(Article changed on February 6, 2014 at 05:58)
Duluth, Minnesota (OpEdNews) Feburary 5, 2014: On January 31, 2014, the administration at University of Colorado-Boulder made public a report about the Department of Philosophy that had been prepared, by invitation, by a three-member team from the American Philosophical Association's Commission on the Status of Women.
The site visit had been invited in April 2013. It was conducted in September 2013. In late November, the visiting team submitted its report to the department head, the dean of the College of Arts and Sciences, and the provost (the highest ranking academic official) -- each of whom had been involved in inviting the site visit. (The chancellor is the highest ranking administrative official.)

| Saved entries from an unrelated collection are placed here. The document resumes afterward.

## Pack read bit-planes once in prep kernel and reuse for trim, minimizers, verify

For reads up to 64 bp, the minimizer prep kernel now packs each read into 2-bit planes in registers. It shares the mate's planes through shared memory so adapter trimming can run on popcounted plane XORs, feeds odd-k minimizer extraction from the planes instead of bytes, and writes the read-plane array used by verification directly. This removes the separate pack-reads pass, its extra stream and event wait, and repeated byte decoding. In exchange the prep kernel gains register pressure and an occupancy hint, plus an extra block barrier.

```diff
diff --git a/chromap_amd/csrc/cm_api.hip b/chromap_amd/csrc/cm_api.hip
--- a/chromap_amd/csrc/cm_api.hip
+++ b/chromap_amd/csrc/cm_api.hip
@@ -124,6 +124,8 @@
     c->opt.coop_rb = (int)value;
   } else if (n == "coop") {
     c->opt.coop = (int)value;
+  } else if (n == "pack_once") {
+    c->opt.pack_once = value ? 1 : 0;
   } else if (n == "s3b_short") {
     c->opt.s3b_short = value ? 1 : 0;
   } else if (n == "generic_kernels") {
@@ -152,6 +154,7 @@
   else if (n == "coop") *value = c->opt.coop;
   else if (n == "generic_kernels") *value = c->opt.generic_kernels;
   else if (n == "s3b_short") *value = c->opt.s3b_short;
+  else if (n == "pack_once") *value = c->opt.pack_once;
   else if (n == "alloc_us") *value = (int64_t)(c->alloc_seconds * 1e6);
   else if (n == "alloc_draw_us") *value = (int64_t)(c->alloc_draw_seconds * 1e6);
   else if (n.rfind("coop_profile_", 0) == 0) {
@@ -803,6 +806,7 @@
   unsigned long long hits_total = 0;
   uint32_t n_hits = 0;
   bool planes = false;
+  bool planes_in_prep = false;
   bool spec = false;
   uint32_t n_m = 0;
   void bind() { cm_bind_dev(c, d, rlo, rhi); }
@@ -852,10 +856,17 @@
   cm_launch_k_probe_reduce(c->partials.p, k.part_off[k.n_chunks], r.d.stats + CM_ST_PROBE_STEPS, r.s);
   return CMGPU_OK;
 }
+static bool range_wants_planes(const cmgpu_ctx *c) { return c->ref_pl_words != 0 && c->opt.planes; }
+static size_t read_planes_bytes(const cmgpu_ctx *c, uint32_t n2) { return (size_t)n2 * cm_read_pl_stride((c->max_read_len + 31) / 32) * 4 + 16; }
 static int stage_minimizers_fused(RangeRun &r, bool flat) {
   cmgpu_ctx *c = r.c; CmDev &d = r.d; hipStream_t s = r.s;
   const uint32_t n = r.n, n2 = r.n2;
   int rc;
+  const bool pl = !flat && c->opt.pack_once && cm_prep_mm_planes_supported(d, c->max_read_len);
+  if (pl && range_wants_planes(c) && !c->read_planes.ensure(read_planes_bytes(c, n2))) {
+    d.read_pl = (uint32_t *)c->read_planes.p; d.read_pl_w = (c->max_read_len + 31) / 32;
+    r.planes_in_prep = true;
+  }
   uint64_t cap = (uint64_t)n2 * (c->max_read_len / 4 + 3);
   const uint64_t bound = (uint64_t)c->bases0 + c->bases1 + 1;
   if (cap > bound) cap = bound;
@@ -889,7 +900,7 @@
     unsigned long long *cursor = (unsigned long long *)c->mm_cursor.p, *marks = (unsigned long long *)c->mm_marks.p;
     rc = mm_fill_and_probe(r, k, (uint32_t)cap, [&](uint32_t ch) {
       if (flat) cm_launch_k_prep_flat(d, k.lo[ch], k.lo[ch + 1], c->max_read_len, (uint32_t)c->opt.prep_tile_reads, (uint32_t)cap, cursor, s);
-      else cm_launch_k_prep_mm(d, k.lo[ch], k.lo[ch + 1], c->max_read_len, (uint32_t)cap, cursor, s, c->mm_stage.p);
+      else cm_launch_k_prep_mm(d, k.lo[ch], k.lo[ch + 1], c->max_read_len, (uint32_t)cap, cursor, s, c->mm_stage.p, pl);
       cm_launch_k_copy_u64(cursor, marks + ch + 1, s);
     });
     if (rc) return rc;
@@ -944,8 +955,9 @@
 }
 static int stage_pack_reads(RangeRun &r) {
   cmgpu_ctx *c = r.c;
-  r.planes = c->ref_pl_words != 0 && c->opt.planes;
-  if (r.planes && c->read_planes.ensure((size_t)r.n2 * cm_read_pl_stride((c->max_read_len + 31) / 32) * 4 + 16)) r.planes = false;
+  r.planes = range_wants_planes(c);
+  if (r.planes_in_prep) return CMGPU_OK;
+  if (r.planes && c->read_planes.ensure(read_planes_bytes(c, r.n2))) r.planes = false;
   if (!r.planes) return CMGPU_OK;
   if (!c->stream_pack) {
     int prio_least = 0, prio_greatest = 0;
@@ -1046,7 +1058,7 @@
 static int stage_s5_verify(RangeRun &r) {
   cmgpu_ctx *c = r.c; const CmDev &d = r.d; hipStream_t s = r.s;
   const bool coop = (c->opt.coop & 8) != 0 && !c->p.split;
-  if (r.planes) CM_HIPCHECK(c, hipStreamWaitEvent(s, c->chunk_ev[0], 0));
+  if (r.planes && !r.planes_in_prep) CM_HIPCHECK(c, hipStreamWaitEvent(s, c->chunk_ev[0], 0));
   cm_launch_k_s5a_prepare(d, r.n2, s, coop);
   cm_scan_u32(d.nv, d.v_off, r.n2, (uint32_t *)c->scan_tmp.p, s);
   mark(c, "s5a_prepare");
@@ -1449,6 +1461,14 @@
     CM_HIPCHECK(c, hipMemcpy(out, c->hv_cnt.p, 256, hipMemcpyDeviceToHost));
     return CMGPU_OK;
   }
+  if (nm == "read_pl") {
+    const uint64_t n = 2ull * c->n_pairs * cm_read_pl_stride((c->max_read_len + 31) / 32);
+    if (n_out) *n_out = n;
+    if (c->last_range_lo != 0 || c->last_range_hi != c->n_pairs) { cm_set_error(c, "the batch was mapped in sub-batches"); return CMGPU_EINVAL; }
+    if (capacity < n || !c->read_planes.p || c->read_planes.cap < n * 4) { cm_set_error(c, "debug array: buffer too small or array not resident"); return CMGPU_ECAPACITY; }
+    CM_HIPCHECK(c, hipMemcpy(out, c->read_planes.p, n * 4, hipMemcpyDeviceToHost));
+    return CMGPU_OK;
+  }
   struct { const char *n; DevBuf *b; int per_pair; } tab[] = {
     {"rlen", &c->rlen, 0}, {"mm_cnt", &c->mm_cnt, 0}, {"hit_tot", &c->hit_tot, 0}, {"ncp", &c->ncp, 0}, {"ncn", &c->ncn, 0},
     {"resc_p", &c->resc_p, 0}, {"resc_n", &c->resc_n, 0}, {"mcp", &c->mcp, 0}, {"mcn", &c->mcn, 0}, {"fcp", &c->fcp, 0},
diff --git a/chromap_amd/csrc/cm_ctx.h b/chromap_amd/csrc/cm_ctx.h
--- a/chromap_amd/csrc/cm_ctx.h
+++ b/chromap_amd/csrc/cm_ctx.h
@@ -123,6 +123,7 @@
   int heavy_max[3] = {0, 0, 0};
   int heavy_last = 0;
   int spec = 1;
+  int pack_once = 1;
   int s3b_short = 1;
   int generic_kernels = 0;
   int coop_rb = 0;
diff --git a/chromap_amd/csrc/cm_kernels.h b/chromap_amd/csrc/cm_kernels.h
--- a/chromap_amd/csrc/cm_kernels.h
+++ b/chromap_amd/csrc/cm_kernels.h
@@ -16,8 +16,9 @@
                            unsigned long long *cursor, hipStream_t s);
 uint32_t cm_prep_mm_pairs_per_block(const CmDev &d, uint32_t max_read_len);
 size_t cm_prep_mm_stage_bytes(const CmDev &d, uint32_t max_read_len, uint32_t pairs);
+bool cm_prep_mm_planes_supported(const CmDev &d, uint32_t max_read_len);
 void cm_launch_k_prep_mm(const CmDev &d, uint32_t pair_lo, uint32_t pair_hi, uint32_t max_read_len, uint32_t mm_cap,
-                         unsigned long long *cursor, hipStream_t s, void *gstage);
+                         unsigned long long *cursor, hipStream_t s, void *gstage, bool planes = false);
 uint32_t cm_probe_range_blocks(uint64_t max_entries, int variant);
 void cm_launch_k_probe_range(const CmDev &d, const unsigned long long *range, uint64_t max_entries, uint32_t cap, void *partials, hipStream_t s, int variant);
 void cm_launch_k_probe_reduce(const void *partials, uint32_t blocks, unsigned long long *counters, hipStream_t s);
diff --git a/chromap_amd/csrc/cm_kernels.hip b/chromap_amd/csrc/cm_kernels.hip
--- a/chromap_amd/csrc/cm_kernels.hip
+++ b/chromap_amd/csrc/cm_kernels.hip
@@ -65,14 +65,32 @@
   if (pair < p1) cm_s1_fill(d, 2 * pair + (t < PB ? 0 : 1), t < PB ? s.m0 : s.m1);
 }
 
-template <bool GSTAGE, bool E6>
-__global__ void k_prep_mm(CmDev d, uint32_t pair_lo, uint32_t n_pairs , uint32_t lds_half, uint32_t stg,
+template <bool GSTAGE, bool E6, bool PL = false>
+__global__ __attribute__((amdgpu_waves_per_eu(PL ? 6 : 1))) void k_prep_mm(CmDev d, uint32_t pair_lo, uint32_t n_pairs , uint32_t lds_half, uint32_t stg,
                           uint32_t mm_cap, unsigned long long *cursor, uint64_t *gstage) {
+  static_assert(!(PL && GSTAGE), "the planes route stages its emissions in shared memory");
   const uint32_t T = blockDim.x, PB = T >> 1;
   const uint32_t p0 = pair_lo + blockIdx.x * PB, p1 = p0 + PB < n_pairs ? p0 + PB : n_pairs;
   const uint32_t t = threadIdx.x, lp = t < PB ? t : t - PB, pair = p0 + lp;
   const CmStaged s = cm_stage_pairs(d, p0, p1, pair, lds_half);
-  if (t < PB && pair < p1) cm_s0_prep_ptr(d, pair, s.m0, s.m1);
+  uint64_t pl0 = 0, pl1 = 0, pln = 0;
+  if (PL) {
+    uint64_t *xp = reinterpret_cast<uint64_t *>(cm_lds + 2 * lds_half);
+    uint32_t *xu = reinterpret_cast<uint32_t *>(xp + 2 * (size_t)T);
+    if (pair < p1) {
+      const uint32_t raw = t < PB ? d.ro0[pair + 1] - d.ro0[pair] : d.ro1[pair + 1] - d.ro1[pair];
+      uint64_t plu;
+      cm_read_planes64(t < PB ? s.m0 : s.m1, raw, &pl0, &pl1, &pln, &plu);
+      xp[t] = pl0; xp[T + t] = pl1; xu[t] = (plu & cm_mask64(raw)) == 0 ? 1u : 0u;
+    }
+    __syncthreads();
+    if (t < PB && pair < p1) {
+      CmPairPlanes pp;
+      pp.p0[0] = pl0; pp.p1[0] = pl1; pp.upper[0] = xu[t] != 0;
+      pp.p0[1] = xp[t + PB]; pp.p1[1] = xp[T + t + PB]; pp.upper[1] = xu[t + PB] != 0;
+      cm_s0_prep_ptr(d, pair, s.m0, s.m1, &pp);
+    }
+  } else if (t < PB && pair < p1) cm_s0_prep_ptr(d, pair, s.m0, s.m1);
   __syncthreads();
   uint64_t *sh_e = GSTAGE ? gstage + (size_t)blockIdx.x * stg * T : reinterpret_cast<uint64_t *>(cm_lds + 2 * lds_half);
   uint32_t *sh_lo = reinterpret_cast<uint32_t *>(cm_lds + 2 * lds_half);
@@ -87,10 +105,14 @@
   uint32_t cnt = 0, len = 0;
   if (valid) {
     len = d.rlen[r];
-    cnt = cm_minimizers_w7(seq, len, k, [&](uint32_t n, uint64_t h, uint32_t p) {
+    auto put = [&](uint32_t n, uint64_t h, uint32_t p) {
       const uint64_t v = h | ((uint64_t)p << hb);
       if (n < stg) { if (E6) { sh_lo[(size_t)n * T + t] = (uint32_t)v; sh_hi[(size_t)n * T + t] = (uint16_t)(v >> 32); } else sh_e[(size_t)n * T + t] = v; }
-    });
+    };
+    if (PL) {
+      if (d.read_pl) cm_finish_read_planes(d, r, pl0, pl1, pln, len);
+      cnt = cm_minimizers_w7_planes(pl0, pl1, (pln & cm_mask64(len)) != 0, seq, len, k, put);
+    } else cnt = cm_minimizers_w7(seq, len, k, put);
   }
   const uint32_t lane = t & 63, wave = t >> 6;
   uint32_t incl = cnt;
@@ -1888,14 +1910,24 @@
   const uint32_t pb = threads / 2;
   return (size_t)((pairs + pb - 1) / pb) * stg * threads * 8;
 }
+bool cm_prep_mm_planes_supported(const CmDev &d, uint32_t max_read_len) {
+  uint32_t threads, half, stg;
+  size_t lds;
+  bool g = false, e6 = false;
+  if (max_read_len > 64 || !prep_mm_geometry(d, max_read_len, &threads, &half, &stg, &lds, &g, &e6) || g) return false;
+  return (size_t)stg * (e6 ? 6 : 8) >= 20;
+}
 void cm_launch_k_prep_mm(const CmDev &d, uint32_t pair_lo, uint32_t pair_hi, uint32_t max_read_len, uint32_t mm_cap,
-                         unsigned long long *cursor, hipStream_t s, void *gstage) {
+                         unsigned long long *cursor, hipStream_t s, void *gstage, bool planes) {
   uint32_t threads, half, stg;
   size_t lds;
   bool g = false, e6 = false;
   if (pair_hi <= pair_lo || !prep_mm_geometry(d, max_read_len, &threads, &half, &stg, &lds, &g, &e6)) return;
   const uint32_t pb = threads / 2;
-  if (g) hipLaunchKernelGGL((k_prep_mm<true, false>), dim3((pair_hi - pair_lo + pb - 1) / pb), dim3(threads), lds, s, d, pair_lo, pair_hi, half, stg, mm_cap, cursor, (uint64_t *)gstage);
+  if (planes && cm_prep_mm_planes_supported(d, max_read_len)) {
+    if (e6) hipLaunchKernelGGL((k_prep_mm<false, true, true>), dim3((pair_hi - pair_lo + pb - 1) / pb), dim3(threads), lds, s, d, pair_lo, pair_hi, half, stg, mm_cap, cursor, (uint64_t *)nullptr);
+    else hipLaunchKernelGGL((k_prep_mm<false, false, true>), dim3((pair_hi - pair_lo + pb - 1) / pb), dim3(threads), lds, s, d, pair_lo, pair_hi, half, stg, mm_cap, cursor, (uint64_t *)nullptr);
+  } else if (g) hipLaunchKernelGGL((k_prep_mm<true, false>), dim3((pair_hi - pair_lo + pb - 1) / pb), dim3(threads), lds, s, d, pair_lo, pair_hi, half, stg, mm_cap, cursor, (uint64_t *)gstage);
   else if (e6) hipLaunchKernelGGL((k_prep_mm<false, true>), dim3((pair_hi - pair_lo + pb - 1) / pb), dim3(threads), lds, s, d, pair_lo, pair_hi, half, stg, mm_cap, cursor, (uint64_t *)nullptr);
   else hipLaunchKernelGGL((k_prep_mm<false, false>), dim3((pair_hi - pair_lo + pb - 1) / pb), dim3(threads), lds, s, d, pair_lo, pair_hi, half, stg, mm_cap, cursor, (uint64_t *)nullptr);
 }
diff --git a/chromap_amd/csrc/cm_stages.h b/chromap_amd/csrc/cm_stages.h
--- a/chromap_amd/csrc/cm_stages.h
+++ b/chromap_amd/csrc/cm_stages.h
@@ -438,7 +438,31 @@
   return true;
 }
 
-CM_HD void cm_s0_prep_ptr(const CmDev &d, uint32_t pair, const uint8_t *s1p, const uint8_t *s2p) {
+CM_HD uint32_t cm_brev32(uint32_t v);
+CM_HD uint64_t cm_brev64(uint64_t v) { return ((uint64_t)cm_brev32((uint32_t)v) << 32) | cm_brev32((uint32_t)(v >> 32)); }
+CM_HD uint64_t cm_mask64(uint32_t n) { return n >= 64u ? ~0ull : ((1ull << n) - 1ull); }
+CM_HD void cm_trim_planes64(uint64_t a0, uint64_t a1, uint32_t l1, uint64_t b0, uint64_t b1, uint32_t l2, int min_overlap, int seed,
+                            bool *found, uint32_t *s0_out) {
+  const uint32_t down = 64u - l2;
+  uint64_t B0 = ~(cm_brev64(b0) >> down), B1 = ~(cm_brev64(b1) >> down);
+  const uint64_t seedmask = cm_mask64((uint32_t)seed);
+  bool fa = false, fb = false;
+  uint32_t sa = 0, sb = 0;
+  const uint32_t last = l2 - (uint32_t)min_overlap;
+  for (uint32_t s0 = 0; s0 <= last && !fa; ++s0) {
+    const uint32_t n = l1 < l2 - s0 ? l1 : l2 - s0;
+    const uint64_t D = ((a0 ^ B0) | (a1 ^ B1)) & cm_mask64(n);
+    const bool ok = __builtin_popcountll(D) <= 1;
+    if (ok && (D & seedmask) == 0) { fa = true; sa = s0; }
+    if (ok && ((D >> seed) & seedmask) == 0 && !fb) { fb = true; sb = s0; }
+    B0 >>= 1; B1 >>= 1;
+  }
+  *found = fa || fb;
+  *s0_out = fa ? sa : sb;
+}
+struct CmPairPlanes { uint64_t p0[2], p1[2]; bool upper[2]; };
+
+CM_HD void cm_s0_prep_ptr(const CmDev &d, uint32_t pair, const uint8_t *s1p, const uint8_t *s2p, const CmPairPlanes *pp = nullptr) {
   const uint32_t raw1 = d.ro0[pair + 1] - d.ro0[pair], raw2 = d.ro1[pair + 1] - d.ro1[pair];
   uint32_t len1 = raw1, len2 = raw2;
   bool ok = raw1 >= (uint32_t)d.p.min_read_len && (d.p.single || raw2 >= (uint32_t)d.p.min_read_len);
@@ -455,7 +479,11 @@
     bool fast = false, ffound = false;
     uint32_t fs0 = 0;
     if (seed >= 1 && seed <= 32 && 2 * seed <= min_overlap && l1 >= (uint32_t)min_overlap) {
-      if (l2 <= 64) fast = cm_trim_fast<2>(rd1, l1, lng, l2, min_overlap, seed, &ffound, &fs0);
+      if (pp && l2 <= 64) {
+        const int ia = swap ? 1 : 0, ib = swap ? 0 : 1;
+        fast = pp->upper[0] && pp->upper[1];
+        if (fast) cm_trim_planes64(pp->p0[ia], pp->p1[ia], l1, pp->p0[ib], pp->p1[ib], l2, min_overlap, seed, &ffound, &fs0);
+      } else if (l2 <= 64) fast = cm_trim_fast<2>(rd1, l1, lng, l2, min_overlap, seed, &ffound, &fs0);
       else if (l2 <= 160) fast = cm_trim_fast<5>(rd1, l1, lng, l2, min_overlap, seed, &ffound, &fs0);
       else if (l2 <= 256) fast = cm_trim_fast<8>(rd1, l1, lng, l2, min_overlap, seed, &ffound, &fs0);
     }
@@ -587,8 +615,16 @@
   return cm_minimizers_core<W>(seq, 0, len, true, k, W, [&](uint32_t n, uint64_t h, uint32_t p) { emit(n, h, p); return true; });
 }
 
-template <class Emit>
-CM_HD uint32_t cm_minimizers_w7_oddk_seq(const uint8_t *seq, uint32_t len, int k, Emit &&emit) {
+struct CmSrcBytes {
+  const uint8_t *seq;
+  CM_HD uint32_t operator()(uint32_t i) const { return cm_c2u(seq[i]); }
+};
+struct CmSrcPlanes {
+  uint64_t p0, p1;
+  CM_HD uint32_t operator()(uint32_t i) const { return ((uint32_t)(p0 >> i) & 1u) | (((uint32_t)(p1 >> i) & 1u) << 1); }
+};
+template <class Src, class Emit>
+CM_HD uint32_t cm_minimizers_w7_oddk_seq_src(const Src &src, uint32_t len, int k, Emit &&emit) {
   const uint64_t shift = 2 * (uint64_t)(k - 1);
   const uint64_t mask = (((uint64_t)1) << (2 * k)) - 1;
   uint64_t fw = 0, rv = 0;
@@ -597,7 +633,7 @@
   for (int j = 0; j < 7; ++j) H[j] = ~0ull;
   uint32_t sb = 0, fl = 0, bad = 0, n = 0;
   for (uint32_t pos = 0; pos < len; ++pos) {
-    uint32_t c = cm_c2u(seq[pos]);
+    uint32_t c = src(pos);
     bad |= c >> 2;
     c &= 3;
     fw = ((fw << 2) | c) & mask;
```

After reviewing the report for more than a month, the administration decided to make it public -- evidently, with the chancellor's approval.
Basically, the administration wants to stop hearing complaints involving the Department of Philosophy. For understandable reasons, the administration is exasperated with all the complaints involving the Department of Philosophy.
In various places the report contains some background information (e.g., the report alleges that at least 15 complaints involving the department have been filed with the Office of Discrimination and Harassment). But the report does not contain a separate subsection on the background of events that led up to the invitation for the site visit -- or of the department's attempt(s) to address the issues involved.
Among other things, the report includes the following statements:
"Moreover, we find that there is a lack of ownership from top to bottom regarding solving the problems and addressing unprofessional (or worse) behavior."
For the department to recover, recovery "will involve taking drastic action."